- RECORDS FOR THIS TASK:
# zafarrafii/Zaf-Python

Hardware: AMD Instinct MI355X
Metric: audio Msamples/sec (STFT win=2048 hop=1024) (higher is better)
Workload: dtype f32

## Files before the change

### zaf-python_amd/csrc/zafx_stft.hip

```cpp
#include <algorithm>
#include <type_traits>

#include "zafx_fft.hpp"
#include "zafx_units.hpp"
#include "zafx_internal.hpp"

namespace zafx {

template <int SPEC>
__device__ __forceinline__ float2* spec_base(float2* out, long long off) {
    if constexpr (SPEC >= 2) return reinterpret_cast<float2*>(reinterpret_cast<float*>(out) + off);
    else return out + off;
}
template <int SPEC, bool STREAM = false>
__device__ __forceinline__ void put_bin(float2* o, long long idx, float2 v) {
    if constexpr (SPEC >= 2) {
        const float pw = v.x * v.x + v.y * v.y;
        reinterpret_cast<float*>(o)[idx] = SPEC == 2 ? __builtin_amdgcn_sqrtf(pw) : pw;
    } else if constexpr (STREAM) {
        store_stream(o + idx, v);
    } else {
        o[idx] = v;
    }
}

template <int LOG2N, int LOG2E, int FPB>
struct StftCfg {
    using C = FftCfg<LOG2N, LOG2E>;
    static constexpr int NT = FPB * C::P;
    static constexpr bool TW_LDS = (size_t)(FPB * C::PITCH + C::TW) * 8 <= (size_t)kMaxLdsBytes;
    static constexpr size_t SMEM = (size_t)(FPB * C::PITCH + (TW_LDS ? C::TW : 0)) * 8;
};

template <int LOG2N, int LOG2E, int FPB, int LAYOUT, int SPEC>
__global__ __launch_bounds__(FPB * fft_threads(LOG2N, LOG2E)) void k_stft(
    const float* __restrict__ x, const float* __restrict__ win, const float2* __restrict__ twp,
    const float2* __restrict__ tws, float2* __restrict__ out, long long n_samples, int hop, int T, int TP, int tiles) {
    using C = FftCfg<LOG2N, LOG2E>;
    using S = StftCfg<LOG2N, LOG2E, FPB>;
    constexpr int N = C::N, P = C::P, E = C::E, W = 2 * N, NT = S::NT, ROWS = SPEC ? N + 1 : W;
    extern __shared__ __attribute__((aligned(16))) unsigned char smem_raw[];
    float2* frames = reinterpret_cast<float2*>(smem_raw);
    const float2* tw = twp;
    const int tid = threadIdx.x;
    if constexpr (S::TW_LDS) {
        float2* tw_l = frames + FPB * C::PITCH;
        for (int i = tid; i < C::TW; i += NT) tw_l[i] = twp[i];
        tw = tw_l;
        __syncthreads();
    }
    const int slot = tid / P, p = tid % P;
    const int bid = ZAFX_XCD_ORDER ? xcd_order((int)blockIdx.x, (int)gridDim.x) : (int)blockIdx.x;
    const int clip = bid / tiles, tile = bid % tiles;
    const int t0 = tile * FPB;
    const int t = t0 + slot;
    float2* buf = frames + slot * C::PITCH;

    float2 v[E];
    {
        const float* xc = x + (long long)clip * n_samples;
        const long long s0 = (long long)t * hop - N;
        const float2* w2 = reinterpret_cast<const float2*>(win);
        if (t < T && s0 >= 0 && s0 + W <= n_samples && reinterpret_cast<uintptr_t>(xc + s0) % 8 == 0) {
            const float2* x2 = reinterpret_cast<const float2*>(xc + s0);
#pragma unroll
            for (int i = 0; i < E; ++i) {
                const int n = p + i * P;
                const float2 xv = x2[n], wv = w2[n];
                v[i] = make_float2(xv.x * wv.x, xv.y * wv.y);
            }
        } else {
#pragma unroll
            for (int i = 0; i < E; ++i) {
                const int n = p + i * P;
                const long long s = s0 + 2 * n;
                const float2 wv = w2[n];
                const float a = (t < T && s >= 0 && s < n_samples) ? xc[s] : 0.f;
                const float b = (t < T && s + 1 >= 0 && s + 1 < n_samples) ? xc[s + 1] : 0.f;
                v[i] = make_float2(a * wv.x, b * wv.y);
            }
        }
    }
    fft_frame<LOG2N, LOG2E>(v, buf, p, tw);

    if constexpr (LAYOUT == ZAFX_LAYOUT_TF) {
        if (t >= T) return;
        float2* o = spec_base<SPEC>(out, ((long long)clip * T + t) * ROWS);
#pragma unroll
        for (int i = 0; i < E / 2; ++i) {
            const int k = p + i * P;
            if (k == 0) {
                const float2 z0 = buf[0], zc = buf[phys(N / 2)];
                put_bin<SPEC>(o, 0, make_float2(z0.x + z0.y, 0.f));
                put_bin<SPEC>(o, N, make_float2(z0.x - z0.y, 0.f));
                put_bin<SPEC>(o, N / 2, cconj(zc));
                if (SPEC == 0) put_bin<SPEC>(o, N + N / 2, zc);
            } else {
                float2 xk, xn;
                split_pair(buf[phys(k)], buf[phys(N - k)], tws[k], xk, xn);
                put_bin<SPEC>(o, k, xk);
                put_bin<SPEC>(o, N - k, xn);
                if (SPEC == 0) {
                    put_bin<SPEC>(o, W - k, cconj(xk));
                    put_bin<SPEC>(o, N + k, cconj(xn));
                }
            }
        }
    } else {
        if constexpr (NT > 64) __syncthreads();
        const int tt = tid % FPB, kq = tid / FPB;
        if (t0 + tt >= T) return;
        const float2* fb = frames + tt * C::PITCH;
        float2* o = spec_base<SPEC>(out, (long long)clip * ROWS * TP + (t0 + tt));
        for (int k = kq; k < N / 2; k += P) {
            if (k == 0) {
                const float2 z0 = fb[0], zc = fb[phys(N / 2)];
                put_bin<SPEC>(o, 0, make_float2(z0.x + z0.y, 0.f));
                put_bin<SPEC>(o, (long long)N * TP, make_float2(z0.x - z0.y, 0.f));
                put_bin<SPEC>(o, (long long)(N / 2) * TP, cconj(zc));
                if (SPEC == 0) put_bin<SPEC>(o, (long long)(N + N / 2) * TP, zc);
            } else {
                float2 xk, xn;
                split_pair(fb[phys(k)], fb[phys(N - k)], tws[k], xk, xn);
                put_bin<SPEC>(o, (long long)k * TP, xk);
                put_bin<SPEC>(o, (long long)(N - k) * TP, xn);
                if (SPEC == 0) {
                    put_bin<SPEC>(o, (long long)(W - k) * TP, cconj(xk));
                    put_bin<SPEC>(o, (long long)(N + k) * TP, cconj(xn));
                }
            }
        }
    }
}

ZAFX_PROF_ARRAY(g_prof_stft)
ZAFX_PROF_TAIL_PTR(g_stft_tail)
constexpr int kFatWaves = 8;
constexpr int kFatFrames = 16;

template <int LOG2N, int LOG2E, int FPB_ = kFatFrames>
struct FatCfg {
    using C = FftCfg<LOG2N, LOG2E>;
    static_assert(C::P == 64 || C::P == 32, "a frame is owned by one wavefront, or by half of one (32 points per thread)");
    static constexpr int N = C::N;
    static constexpr int FPB = FPB_;
    static constexpr bool WIN_LDS = FPB_ == kFatFrames;
    static constexpr int PITCH = ((N + (N >> C::PS) + 31) / 32) * 32 + 32 / FPB_;
    static constexpr int NT = kFatWaves * 64;
    static constexpr int FPW = FPB_ * C::P / NT;
    static constexpr size_t SMEM = (size_t)(FPB_ * PITCH + C::TW + (WIN_LDS ? N : 0) + N / 2 + 1) * 8;
};

template <int PCM>
struct PcmPoint {
    using T = std::conditional_t<PCM == 1, float, float2>;
    static __device__ __forceinline__ float2 get(T v) {
        if constexpr (PCM == 1) {
            const int d = __builtin_bit_cast(int, v);
            return make_float2((float)(short)(d & 0xffff), (float)(d >> 16));
        } else if constexpr (PCM == 2) {
            const int a = __builtin_bit_cast(int, v.x), b = __builtin_bit_cast(int, v.y);
            return make_float2((float)((int)(short)(a & 0xffff) + (a >> 16)), (float)((int)(short)(b & 0xffff) + (b >> 16)));
        } else {
            return v;
        }
    }
    static constexpr float scale() { return PCM == 1 ? 1.f / 32768.f : PCM == 2 ? 1.f / 65536.f : 1.f; }
};
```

- THE TASK: Work out how many lines above contain "void"; write only the number.

- ANSWER SECTION: 2